**Requirement:** Exactly the lines below from the one with "const int r" up to and including the one with "B[c][0], acc[1][0], 0, 0, 0);" make up the answer, with nothing else added.

#####

@@ -13,6 +14,46 @@
 #define CV_IN_PIECES (CV_HALO * 4)
 #define CV_W_PIECES (9 * CV_NT * 4)
 
+template <bool M16> struct CvAcc { cv_f32x16 v[2][2]; };
+template <> struct CvAcc<true> { cv_f32x4 v[4][4]; };
+
+template <bool M16>
+__device__ __forceinline__ void cv_stage_out(const CvAcc<M16>& acc, bf16_t* ot, const float* bias, int n0, int Cout, int act, float slope, int lane) {
+  if constexpr (M16) {
+    const int m = lane & 15, kq = lane >> 4;
+#pragma unroll
+    for (int nb = 0; nb < 4; ++nb) {
+      const int co = nb * 16 + m;
+      const float bv = (bias && n0 + co < Cout) ? bias[n0 + co] : 0.f;
+#pragma unroll
+      for (int mb = 0; mb < 4; ++mb)
+#pragma unroll
+        for (int r = 0; r < 4; ++r) {
+          float v = acc.v[mb][nb][r] + bv;
+          if (act) v = v > 0.f ? v : v * slope;
+          ot[(mb * 16 + 4 * kq + r) * 72 + co] = __builtin_bit_cast(bf16_t, (__bf16)v);
+        }
+    }
+  } else {
+    const int m = lane & 31, kg = lane >> 5;
+#pragma unroll
+    for (int mb = 0; mb < 2; ++mb)
+#pragma unroll
+      for (int nb = 0; nb < 2; ++nb) {
+        const int co = nb * 32 + m;
+        const float bv = (bias && n0 + co < Cout) ? bias[n0 + co] : 0.f;
+#pragma unroll
+        for (int r = 0; r < 16; ++r) {
+          float v = acc.v[mb][nb][r] + bv;
+          if (act) v = v > 0.f ? v : v * slope;
+          const int px = (r & 3) + 8 * (r >> 2) + 4 * kg;
+          ot[(mb * 32 + px) * 72 + co] = __builtin_bit_cast(bf16_t, (__bf16)v);
+        }
+      }
+  }
+}
+
+template <bool M16>
 __global__ void __launch_bounds__(256, 2) conv3x3_nhwc_k(const bf16_t* __restrict__ x, const bf16_t* __restrict__ w, const float* __restrict__ bias,
                                                          bf16_t* __restrict__ y, int H, int W, int Cin, int Cout, int n_ntiles, float slope,
                                                          int act) {
@@ -54,12 +95,19 @@
   _Pragma("unroll") for (int i = 0; i < 6; ++i) if (in_src[i] != -1) *(uint4*)(in_tile + in_dst[i]) = pin[i];             \
   _Pragma("unroll") for (int i = 0; i < 9; ++i) *(uint4*)(w_tile + w_dst[i]) = pw[i];
 
-  cv_f32x16 acc[2][2];
-#pragma unroll
-  for (int a = 0; a < 2; ++a)
-#pragma unroll
-    for (int b = 0; b < 2; ++b) acc[a][b] = 0.f;
-  const int m = lane & 31, kg = lane >> 5;
+  CvAcc<M16> acc;
+  if constexpr (M16) {
+#pragma unroll
+    for (int a = 0; a < 4; ++a)
+#pragma unroll
+      for (int b = 0; b < 4; ++b) acc.v[a][b] = 0.f;
+  } else {
+#pragma unroll
+    for (int a = 0; a < 2; ++a)
+#pragma unroll
+      for (int b = 0; b < 2; ++b) acc.v[a][b] = 0.f;
+  }
+  const int mw = M16 ? 15 : 31, m = lane & mw, kg = M16 ? lane >> 4 : lane >> 5;
   const int a_base0 = ((2 * wv) * (CV_TW + 2) + m) * CV_PITCH + kg * 8;
   const int b_base = m * CV_PITCH + kg * 8;
 
@@ -69,7 +117,30 @@
   for (int c0 = 0; c0 < Cin; c0 += CV_KC) {
     const bool more = c0 + CV_KC < Cin;
     if (more) { CV_PREFETCH(c0 + CV_KC) }
-    {
+    if constexpr (M16) {
+      cv_bf16x8 A[2][4], B[2][4];
+      auto frags = [&](int set, int tap) {
+        const int r = tap / 3, s = tap - 3 * r;
+        const int ao = a_base0 + (r * (CV_TW + 2) + s) * CV_PITCH;
+#pragma unroll
+        for (int mb = 0; mb < 4; ++mb) A[set][mb] = *(const cv_bf16x8*)(in_tile + ao + ((mb >> 1) * (CV_TW + 2) + (mb & 1) * 16) * CV_PITCH);
+        const int bo = b_base + tap * CV_NT * CV_PITCH;
+#pragma unroll
+        for (int nb = 0; nb < 4; ++nb) B[set][nb] = *(const cv_bf16x8*)(w_tile + bo + nb * 16 * CV_PITCH);
+      };
+      frags(0, 0);
+#pragma unroll
+      for (int tap = 0; tap < 9; ++tap) {
+        if (tap < 8) frags((tap + 1) & 1, tap + 1);
+        __builtin_amdgcn_sched_barrier(0);
+        const int c = tap & 1;
+#pragma unroll
+        for (int mb = 0; mb < 4; ++mb)
+#pragma unroll
+          for (int nb = 0; nb < 4; ++nb) acc.v[mb][nb] = __builtin_amdgcn_mfma_f32_16x16x32_bf16(A[c][mb], B[c][nb], acc.v[mb][nb], 0, 0, 0);
+        __builtin_amdgcn_sched_barrier(0);
+      }
+    } else {
       cv_bf16x8 A[2][2], B[2][2];
       auto frags = [&](int set, int it) {
         const int tap = it >> 1, ks = it & 1, r = tap / 3, s = tap - 3 * r;
@@ -86,10 +157,10 @@
         if (it < 17) frags((it + 1) & 1, it + 1);
         __builtin_amdgcn_sched_barrier(0);
         const int c = it & 1;
-        acc[0][0] = __builtin_amdgcn_mfma_f32_32x32x16_bf16(A[c][0], B[c][0], acc[0][0], 0, 0, 0);
-        acc[0][1] = __builtin_amdgcn_mfma_f32_32x32x16_bf16(A[c][0], B[c][1], acc[0][1], 0, 0, 0);
-        acc[1][0] = __builtin_amdgcn_mfma_f32_32x32x16_bf16(A[c][1], B[c][0], acc[1][0], 0, 0, 0);
-        acc[1][1] = __builtin_amdgcn_mfma_f32_32x32x16_bf16(A[c][1], B[c][1], acc[1][1], 0, 0, 0);
+        acc.v[0][0] = __builtin_amdgcn_mfma_f32_32x32x16_bf16(A[c][0], B[c][0], acc.v[0][0], 0, 0, 0);
+        acc.v[0][1] = __builtin_amdgcn_mfma_f32_32x32x16_bf16(A[c][0], B[c][1], acc.v[0][1], 0, 0, 0);
+        acc.v[1][0] = __builtin_amdgcn_mfma_f32_32x32x16_bf16(A[c][1], B[c][0], acc.v[1][0], 0, 0, 0);
+        acc.v[1][1] = __builtin_amdgcn_mfma_f32_32x32x16_bf16(A[c][1], B[c][1], acc.v[1][1], 0, 0, 0);
         __builtin_amdgcn_sched_barrier(0);
       }
     }
@@ -101,20 +172,7 @@
 #undef CV_PARK
 
   bf16_t* ot = smem + wv * (64 * 72);
-#pragma unroll
-  for (int mb = 0; mb < 2; ++mb)
-#pragma unroll
-    for (int nb = 0; nb < 2; ++nb) {
-      const int co = nb * 32 + m;
-      const float bv = (bias && n0 + co < Cout) ? bias[n0 + co] : 0.f;
-#pragma unroll
-      for (int r = 0; r < 16; ++r) {
-        float v = acc[mb][nb][r] + bv;
-        if (act) v = v > 0.f ? v : v * slope;
-        const int px = (r & 3) + 8 * (r >> 2) + 4 * kg;
-        ot[(mb * 32 + px) * 72 + co] = __builtin_bit_cast(bf16_t, (__bf16)v);
-      }
-    }
+  cv_stage_out<M16>(acc, ot, bias, n0, Cout, act, slope, lane);
   __builtin_amdgcn_wave_barrier();
 #pragma unroll
   for (int it = 0; it < 8; ++it) {
@@ -139,6 +197,7 @@
 
 __device__ __attribute__((aligned(16))) uint32_t cd_zero16[4] = {0, 0, 0, 0};
 
+template <bool M16>
 __global__ void __launch_bounds__(512, 1) conv3x3_nhwc_dma_k(const bf16_t* __restrict__ x, const bf16_t* __restrict__ w, const float* __restrict__ bias,
                                                              bf16_t* __restrict__ y, int H, int W, int Cin, int Cout, int n_ntiles, float slope,
                                                              int act) {
@@ -177,18 +236,27 @@
     asm volatile("s_mov_b32 m0, %0\n\ts_nop 0\n\tglobal_load_lds_dwordx4 %1, off" :: "s"(ldst), "v"(p) : "memory", "m0");
   };
 
-  cv_f32x16 acc[2][2];
-#pragma unroll
-  for (int a = 0; a < 2; ++a)
-#pragma unroll
-    for (int b = 0; b < 2; ++b) acc[a][b] = 0.f;
-  const int m = lane & 31, kg = lane >> 5;
-  int abase[9][2];
+  CvAcc<M16> acc;
+  if constexpr (M16) {
+#pragma unroll
+    for (int a = 0; a < 4; ++a)
+#pragma unroll
+      for (int b = 0; b < 4; ++b) acc.v[a][b] = 0.f;
+  } else {
+#pragma unroll
+    for (int a = 0; a < 2; ++a)
+#pragma unroll
+      for (int b = 0; b < 2; ++b) acc.v[a][b] = 0.f;
+  }
+  const int mw = M16 ? 15 : 31, m = lane & mw, kg = M16 ? lane >> 4 : lane >> 5;
+  constexpr int NMB = M16 ? 4 : 2;
+  int abase[9][NMB];
 #pragma unroll
   for (int tap = 0; tap < 9; ++tap)
 #pragma unroll
-    for (int mb = 0; mb < 2; ++mb) {
-      const int hp = (2 * wv + mb + tap / 3) * (CD_TW + 2) + m + tap % 3;
+    for (int mb = 0; mb < NMB; ++mb) {
+      const int hp = M16 ? (2 * wv + (mb >> 1) + tap / 3) * (CD_TW + 2) + (mb & 1) * 16 + m + tap % 3
+                         : (2 * wv + mb + tap / 3) * (CD_TW + 2) + m + tap % 3;
       abase[tap][mb] = hp * 64 + ((kg ^ ((hp >> 2) & 3)) << 4);
     }
   const int bbase = CD_HB + m * 64 + ((kg ^ ((m >> 2) & 3)) << 4);
@@ -203,23 +271,47 @@
     asm volatile("" ::: "memory");
     const int cn = c0 + CV_KC < Cin ? c0 + CV_KC : c0;
     const unsigned char* base = smem + buf * CD_BUF;
-    cv_bf16x8 A[2][2], B[2][2];
-    A[0][0] = *(const cv_bf16x8*)(base + abase[0][0]); A[0][1] = *(const cv_bf16x8*)(base + abase[0][1]);
-    B[0][0] = *(const cv_bf16x8*)(base + bbase); B[0][1] = *(const cv_bf16x8*)(base + bbase + 2048);
-#pragma unroll
-    for (int g = 0; g < 18; ++g) {
-      const int cs = g & 1, ns = cs ^ 1;
-      if (g < 17) {
-        const int tap = (g + 1) >> 1, kx = ((g + 1) & 1) << 5;
-        A[ns][0] = *(const cv_bf16x8*)(base + (abase[tap][0] ^ kx)); A[ns][1] = *(const cv_bf16x8*)(base + (abase[tap][1] ^ kx));
-        B[ns][0] = *(const cv_bf16x8*)(base + (bbase ^ kx) + tap * 4096); B[ns][1] = *(const cv_bf16x8*)(base + (bbase ^ kx) + tap * 4096 + 2048);
-      }
-      __builtin_amdgcn_sched_barrier(0);
-      if (!(g & 1)) dma(g >> 1, cn, buf ^ 1);
-      acc[0][0] = __builtin_amdgcn_mfma_f32_32x32x16_bf16(A[cs][0], B[cs][0], acc[0][0], 0, 0, 0);
-      acc[0][1] = __builtin_amdgcn_mfma_f32_32x32x16_bf16(A[cs][0], B[cs][1], acc[0][1], 0, 0, 0);
-      acc[1][0] = __builtin_amdgcn_mfma_f32_32x32x16_bf16(A[cs][1], B[cs][0], acc[1][0], 0, 0, 0);
-      acc[1][1] = __builtin_amdgcn_mfma_f32_32x32x16_bf16(A[cs][1], B[cs][1], acc[1][1], 0, 0, 0);
+    if constexpr (M16) {
+      cv_bf16x8 A[2][4], B[2][4];
+#pragma unroll
+      for (int mb = 0; mb < 4; ++mb) A[0][mb] = *(const cv_bf16x8*)(base + abase[0][mb]);
+#pragma unroll
+      for (int nb = 0; nb < 4; ++nb) B[0][nb] = *(const cv_bf16x8*)(base + bbase + nb * 1024);
+#pragma unroll
+      for (int g = 0; g < 9; ++g) {
+        const int cs = g & 1, ns = cs ^ 1;
+        if (g < 8) {
+#pragma unroll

#####

**Answer space:**
+        const int r = tap / 3, s = tap - 3 * r;
+        const int ao = a_base0 + (r * (CV_TW + 2) + s) * CV_PITCH;
+#pragma unroll
+        for (int mb = 0; mb < 4; ++mb) A[set][mb] = *(const cv_bf16x8*)(in_tile + ao + ((mb >> 1) * (CV_TW + 2) + (mb & 1) * 16) * CV_PITCH);
+        const int bo = b_base + tap * CV_NT * CV_PITCH;
+#pragma unroll
+        for (int nb = 0; nb < 4; ++nb) B[set][nb] = *(const cv_bf16x8*)(w_tile + bo + nb * 16 * CV_PITCH);
+      };
+      frags(0, 0);
+#pragma unroll
+      for (int tap = 0; tap < 9; ++tap) {
+        if (tap < 8) frags((tap + 1) & 1, tap + 1);
+        __builtin_amdgcn_sched_barrier(0);
+        const int c = tap & 1;
+#pragma unroll
+        for (int mb = 0; mb < 4; ++mb)
+#pragma unroll
+          for (int nb = 0; nb < 4; ++nb) acc.v[mb][nb] = __builtin_amdgcn_mfma_f32_16x16x32_bf16(A[c][mb], B[c][nb], acc.v[mb][nb], 0, 0, 0);
+        __builtin_amdgcn_sched_barrier(0);
+      }
+    } else {
       cv_bf16x8 A[2][2], B[2][2];
       auto frags = [&](int set, int it) {
         const int tap = it >> 1, ks = it & 1, r = tap / 3, s = tap - 3 * r;
@@ -86,10 +157,10 @@
         if (it < 17) frags((it + 1) & 1, it + 1);
         __builtin_amdgcn_sched_barrier(0);
         const int c = it & 1;
-        acc[0][0] = __builtin_amdgcn_mfma_f32_32x32x16_bf16(A[c][0], B[c][0], acc[0][0], 0, 0, 0);
-        acc[0][1] = __builtin_amdgcn_mfma_f32_32x32x16_bf16(A[c][0], B[c][1], acc[0][1], 0, 0, 0);
-        acc[1][0] = __builtin_amdgcn_mfma_f32_32x32x16_bf16(A[c][1], B[c][0], acc[1][0], 0, 0, 0);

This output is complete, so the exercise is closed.